NEW YORK (TheStreet) -- Earlier this month, JC Penney (JCP) locations that were announced last year as part of an initial (there will be more...likely conveyed after holiday 2014) 33 total store closing plan were officially shuttered. The personal stories attached to some of these closures were heart-wrenching, as is the sad fact that most locations have not yet secured new tenants. Sources have shared with me recently that Sears (SHLD) is preparing to launch a fresh round of store closures concentrated on the East Coast. I suppose in Twitter parlance, this is <BREAKING> news.
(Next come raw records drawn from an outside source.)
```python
SIGNATURES = {
    "bnn_abi_version": (_int, []),
    "bnn_arch": (ctypes.c_char_p, []),
    "bnn_last_error": (ctypes.c_char_p, []),
    "bnn_launch_count": (ctypes.c_uint64, []),
    "bnn_set_workspace": (_int, [_int, _p, _i64]),
    "bnn_check_device": (_int, [_int, _p]),
    "bnn_sample_affine_eps": (_int, [_p, _p, _p, _p, _i64, _int, _p]),
    "bnn_sample_affine_philox": (_int, [_p, _p, _p, _i64, _int, _i64, _int, _rngp, _p]),
    "bnn_eps_philox": (_int, [_p, _i64, _int, _i64, _rngp, _p]),
    "bnn_sigma": (_int, [_p, _p, _i64, _p]),
    "bnn_sample_affine_bwd": (_int, [_p, _i64, _p, _p, _i64, _rngp, _i64, _int, _p, _p, _int, _p]),
    "bnn_rng_advance": (_int, [_p, ctypes.c_uint32, _p]),
    "bnn_prune_score": (_int, [_p, _p, _p, _i64, _p]),
    "bnn_kl_workspace_bytes": (_i64, [_int]),
    "bnn_kl_forward": (_int, [ctypes.POINTER(KlTensor), _int, _f, _p, _p, _p]),
    "bnn_kl_forward_partial": (_int, [ctypes.POINTER(KlTensor), _int, _p, _p]),
    "bnn_kl_backward": (_int, [ctypes.POINTER(KlTensor), _int, _f, _p, ctypes.POINTER(_p),
                               ctypes.POINTER(_p), _int, _p]),
    "bnn_linear_forward_sampled": (_int, [_p, _i64, _i64, _p, _p, _p, _p, _p, _i64, _i64, _i64, _i64,
                                          _i64, _int, _rngp, _rngp, _int, _int, _p]),
    "bnn_linear_forward_sampled_kl": (_int, [_p, _i64, _i64, _p, _p, _p, _p, _p, _i64, _i64, _i64, _i64,
                                             _i64, _int, _rngp, _rngp, _int, _int, ctypes.POINTER(KlTensor), _int, _p, _p]),
    "bnn_draw_multi": (_int, [ctypes.POINTER(DrawTensor), _int, _int, ctypes.POINTER(KlTensor), _int, _p, _p]),
    "bnn_dense_forward": (_int, [_p, _i64, _i64, _p, _i64, _i64, _p, _i64, _p, _i64, _i64, _i64, _i64, _i64, _int, _int, _p]),
    "bnn_dense_forward_dropout": (_int, [_p, _i64, _i64, _p, _i64, _i64, _p, _i64, _p, _i64, _i64, _i64, _i64, _i64, _int, _int,
                                         _f, _rngp, _p]),
    "bnn_mc_dropout": (_int, [_p, _i64, _p, _i64, _i64, _i64, _int, _f, _int, _rngp, _p]),
    "bnn_flipout_signs": (_int, [_p, _i64, _i64, _i64, _int, _rngp, _p]),
    "bnn_flipout_weight_backward": (_int, [_p, _i64, _p, _p, _p, _i64, _i64, _int, _rngp, _p]),
    "bnn_mc_dropout_backward": (_int, [_p, _i64, _p, _i64, _i64, _i64, _int, _f, _int, _rngp, _p]),
    "bnn_dense_head_parts": (_int, [_i64, _i64, _int]),
    "bnn_dense_forward_head": (_int, [_p, _i64, _i64, _p, _i64, _i64, _p, _i64, _p, _i64, _i64, _p, _i64, _i64,
                                      _p, _i64, _i64, _i64, _int, _int, _p]),
    "bnn_dense_forward_x3_head": (_int, [_p, _i64, _i64, _i64, _p, _i64, _i64, _i64, _p, _i64, _p, _i64, _i64, _i64,
                                         _p, _i64, _i64, _p, _i64, _i64, _i64, _int, _int, _p]),
    "bnn_dense_forward_x3": (_int, [_p, _i64, _i64, _i64, _p, _i64, _i64, _i64, _p, _i64, _p, _i64, _i64, _i64,
                                    _i64, _i64, _i64, _int, _int, _p]),
    "bnn_split_bf16x3": (_int, [_p, _i64, _i64, _i64, _p, _i64, _i64, _p]),
    "bnn_transpose_bf16": (_int, [_p, _i64, _i64, _p, _i64, _i64, _i64, _i64, _int, _p]),
    "bnn_conv2d_dense_forward_x3": (_int, [_p, _i64, _p, _i64, _i64, _i64, _p, _i64, _p, _i64, ctypes.POINTER(Conv2dShape), _int, _int, _p]),
    "bnn_conv2d_dense_forward": (_int, [_p, _i64, _p, _i64, _i64, _p, _i64, _p, _i64, ctypes.POINTER(Conv2dShape), _int, _int, _p]),
    "bnn_conv2d_flipout_forward": (_int, [_p, _p, _i64, _p, _p, _p, ctypes.POINTER(Conv2dShape), _int, _p]),
    "bnn_conv2d_flipout_forward_mc": (_int, [_p, _i64, _p, _i64, _p, _i64, ctypes.POINTER(Conv2dShape), _int, _rngp, _int, _p]),
    "bnn_conv2d_flipout_forward_x3": (_int, [_p, _p, _i64, _i64, _p, _p, _p, ctypes.POINTER(Conv2dShape), _int, _p]),
    "bnn_linear_forward": (_int, [_p, _i64, _i64, _p, _i64, _p, _i64, _p, _i64, _i64, _i64, _i64, _i64,
                                  _int, _int, _int, _p]),
    "bnn_linear_backward_input_sampled": (_int, [_p, _i64, _i64, _p, _p, _p, _i64, _i64, _i64, _i64, _i64, _int,
                                                 _rngp, _int, _int, _p]),
    "bnn_linear_backward_input": (_int, [_p, _i64, _i64, _p, _i64, _p, _i64, _i64, _i64, _i64, _i64, _int, _int, _p]),
    "bnn_linear_backward_weight_sampled": (_int, [_p, _i64, _i64, _p, _i64, _i64, _p, _p, _p, _p, _p, _p, _i64, _i64,
                                                  _i64, _int, _rngp, _rngp, ctypes.POINTER(KlFuse), _int, _int, _int, _p]),
    "bnn_linear_backward_narrow_sampled": (_int, [_p, _i64, _i64, _p, _i64, _i64, _p, _p, _p, _i64, _i64, _p, _p, _p, _p, _p,
                                                  _i64, _i64, _i64, _int, _rngp, _rngp, ctypes.POINTER(KlFuse), _int, _int, _p]),
    "bnn_linear_backward_weight": (_int, [_p, _i64, _i64, _p, _i64, _i64, _p, _i64, _i64, _i64, _i64, _int, _int,
                                          _int, _int, _p]),
    "bnn_colsum": (_int, [_p, _i64, _i64, _p, _i64, _i64, _int, _int, _p]),
    "bnn_relu_backward": (_int, [_p, _p, _p, _i64, _int, _p]),
    "bnn_adam_step": (_int, [ctypes.POINTER(AdamTensor), _int, _f, _f, _f, _f, _f, _p, _p]),
    "bnn_adam_step_advance": (_int, [ctypes.POINTER(AdamTensor), _int, _f, _f, _f, _f, _f, _p, _p, ctypes.c_uint32, _p]),
    "bnn_xent_workspace_bytes": (_i64, [_i64]),
    "bnn_softmax_xent": (_int, [_p, _p, _i64, _int, _p, _p, _p, _p]),
    "bnn_conv2d_im2col": (_int, [_p, _i64, ctypes.POINTER(Conv2dShape), _int, _p, _int, _p]),
    "bnn_conv2d_col2im": (_int, [_p, ctypes.POINTER(Conv2dShape), _int, _int, _p, _p]),
    "bnn_nchw_to_rows": (_int, [_p, _i64, _int, _int, _p, _int, _p]),
    "bnn_conv2d_workspace_bytes": (_i64, [ctypes.POINTER(Conv2dShape), _int, _int]),
    "bnn_conv2d_forward_sampled": (_int, [_p, _i64, _p, _p, _p, _p, _p, _i64,
                                          ctypes.POINTER(Conv2dShape), _int, _rngp, _rngp, _int, _int, _p, _i64, _p]),
    "bnn_conv2d_forward": (_int, [_p, _i64, _p, _i64, _p, _i64, _p, _i64, ctypes.POINTER(Conv2dShape),
                                  _int, _int, _int, _p, _i64, _p]),
    "bnn_diag_sampler": (_int, [_p, _int, _int, _int, _p]),
    "bnn_diag_astream": (_int, [_p, _int, _int, _int, _int, _int, _int, _int, _p, _p]),
    "bnn_mc_sum": (_int, [_p, _i64, _int, _i64, _f, _p, _int, _p, ctypes.c_uint32, _p]),
    "bnn_mc_sum_kl": (_int, [_p, _i64, _int, _i64, _f, _p, _int, _p, ctypes.c_uint32, ctypes.POINTER(KlTensor), _int, _f,
                             _p, _p, _p]),
    "bnn_mc_uncertainty": (_int, [_p, _i64, _int, _int, _i64, _int, _int, _p, _p, _p, _p, _p, ctypes.c_uint32,
                                  ctypes.POINTER(KlTensor), _int, _f, _p, _p, _p]),
}

_lib = None


def load():
    global _lib
    if _lib is not None:
        return _lib
    if not os.path.exists(LIB_PATH):
        raise BnnHipError(
            "libbnn_hip.so is not built (%s). Run `python -c 'import __graft_entry__ as g; g.build()'` "
            "or `make -C bayesianneuralnetworks_amd/csrc`. There is no fallback path." % LIB_PATH)
    try:
        lib = ctypes.CDLL(LIB_PATH)
    except OSError as e:
        raise BnnHipError("cannot load %s: %s" % (LIB_PATH, e))
    for name, (res, args) in SIGNATURES.items():
        fn = getattr(lib, name)
        fn.restype = res
        fn.argtypes = args
    if lib.bnn_abi_version() != ABI_VERSION:
        raise BnnHipError("libbnn_hip.so has ABI version %d, this package binds version %d (bnn_rng_t carries the generator id "
                          "since version 2): rebuild with `make -C bayesianneuralnetworks_amd/csrc`" % (lib.bnn_abi_version(), ABI_VERSION))
    _lib = _DeviceGuarded(lib)
    return _lib


class _StreamPtr(ctypes.c_void_p):
    device_index = None


class _DeviceGuarded:

    def __init__(self, lib):
        self._lib = lib

    def __getattr__(self, name):
        fn = getattr(self._lib, name)

        def call(*args):
            st = args[-1] if args else None
            if isinstance(st, _StreamPtr) and st.device_index is not None and st.device_index != torch.cuda.current_device():
                with torch.cuda.device(st.device_index):
                    return fn(*args)
            return fn(*args)

        call.__name__ = name
        setattr(self, name, call)
        return call


_workspaces = {}


def ensure_workspace(device):
    idx = device.index if device.index is not None else torch.cuda.current_device()
    if idx not in _workspaces:
        ws = torch.zeros(4 << 20, dtype=torch.uint8, device=torch.device("cuda", idx))
        torch.cuda.synchronize(idx)
        check(load().bnn_set_workspace(idx, ctypes.c_void_p(ws.data_ptr()), ws.numel()), "bnn_set_workspace")
        _workspaces[idx] = ws
    return _workspaces[idx]


def check(rc, what):
    if rc != 0:
        msg = load().bnn_last_error().decode("utf-8", "replace")
        raise BnnHipError("%s failed (code %d): %s" % (what, rc, msg))


def stream_ptr(device=None):
    sp = _StreamPtr(torch.cuda.current_stream(device).cuda_stream)
    if device is not None:
        d = torch.device(device)
        sp.device_index = d.index if d.index is not None else torch.cuda.current_device()
    return sp


def check_device(device=None):
    d = torch.device("cuda", torch.cuda.current_device()) if device is None else torch.device(device)
    idx = d.index if d.index is not None else torch.cuda.current_device()
    check(load().bnn_check_device(idx, stream_ptr(torch.device("cuda", idx))), "bnn_check_device")


def ptr(t):
    if t is None:
        return None
    return ctypes.c_void_p(t.data_ptr())


def require_cuda_act(t, name, contiguous=True):
    if not t.is_cuda:
        raise BnnHipError("%s must be a CUDA/HIP tensor" % name)
    if t.dtype not in (torch.float32, torch.bfloat16):
        raise BnnHipError("%s must be float32 or bfloat16, got %s" % (name, t.dtype))
    if contiguous and not t.is_contiguous():
        raise BnnHipError("%s must be contiguous" % name)


def require_cuda_f32(t, name):
    if not t.is_cuda:
        raise BnnHipError("%s must be a CUDA/HIP tensor" % name)
    if t.dtype != torch.float32:
        raise BnnHipError("%s must be float32, got %s" % (name, t.dtype))
    if not t.is_contiguous():
        raise BnnHipError("%s must be contiguous" % name)
```

### bayesianneuralnetworks_amd/csrc/bnn_dense.hip

```cpp
#include <cstdlib>
#include <type_traits>

#include "bnn_device.hpp"
#include "bnn_dma.hpp"
#include "bnn_kl_body.hpp"

namespace bnn {

typedef float f32x4 __attribute__((ext_vector_type(4)));
typedef __bf16 bf16x8 __attribute__((ext_vector_type(8)));

constexpr int kDrawMaxTensors = 8;
constexpr int kDrawSpreadBelow = 4096;

struct DrawTensorDev {
    const float *mu;
    const float *rho;
    void *out;
    int64_t out_sample_stride;
    int32_t rows, cols, ld;
    int32_t bf16;
    int32_t kind;
    int32_t perm_taps;
    int32_t first_item;
    int32_t spread;
    int32_t flat, pad_first;
    int32_t tapg;
    int32_t kl_on, kl_first;
    float kl_prior_mu, kl_prior_sigma;
    RngDev rng;
};
struct DrawLaunch {
    DrawTensorDev t[kDrawMaxTensors];
    int32_t ntensors;
    int32_t nsamples;
    int32_t total_items;
    int32_t draw_blocks;
    KlPiggy kl;
};

template <int U, bool LEAN>
__device__ __forceinline__ void draw_multi_body(const DrawLaunch &L);

template <int U>
__global__ __launch_bounds__(256) void k_draw_multi(const DrawLaunch L) { draw_multi_body<U, false>(L); }

__global__ __launch_bounds__(256) void k_draw_lean(const DrawLaunch L) { draw_multi_body<1, true>(L); }
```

While these mall anchors and community staples disappear, leaving ghost malls susceptible to criminal activity scattered throughout the United States, there is one department store not named Nordstrom (note: Nordstrom (JWN) is investing $3.9 billion in the next five years to open and remodel stores, up from $2.2 billion spent in the previous five years) seeking to triumph. That retailer: good ole Thanksgiving Day parade organizer Macy's (M).
Macy's whopping $400 million overhaul of its Herald Square location in New York City, set for completion by the fall of 2015, receives all of the attention in terms of the company's remodeling activity. Hey, the store is pretty darn iconic. However, unknown to many is Macy's covert mission to remodel from the ground floor up its destinations in top markets in the U.S. and open stores utilizing a fresh layout.
Focused on enticing millennials to actually visit a store with their baby-boomer parent inheritance money instead of clicking on Amazon (AMZN) or a brand's actual Web site using an iPad, the Macy's of the future sports the following key characteristics that should have JC Penney, Kohl's (KSS), Sears, and even mighty Nordstrom shaking in their boots.
- A white and glass facade easily seen from the highway, with the Macy's logo matching the image found on the Web site and shopping bags. Remember, many Macy's locations continue to look like the one pictured here as opposed to the one seen here in the new format.
- Significantly larger changing rooms with brighter lighting. More room and a person is compelled to bring in more to try on (and hopefully buy).
- Gone are the cosmetics counters, in their place cosmetic stations staffed with knowledgeable "artists." In retail speak, Macy's has elevated the cosmetics buying experience via an influx of new brands and fixturing so that it can charge premium prices and spur impulse sales as the stations are passed upon entry to the store.
- Yes, a Starbucks (SBUX) could be found in the back of the store. I continue to think that large box retailers, which include Macy's, need traffic-driving food companies housed somewhere inside (ahem, Best Buy (BBY)).
- The newest shop in shop presentations from Michael Kors (KORS), Coach (COH), and Polo Ralph Lauren (RL).
- Improved sight lines on all floors, in addition to premium-looking fixtures and flooring. In many respects, Macy's has created the NEW cheap chic department store, so take that Target (TGT).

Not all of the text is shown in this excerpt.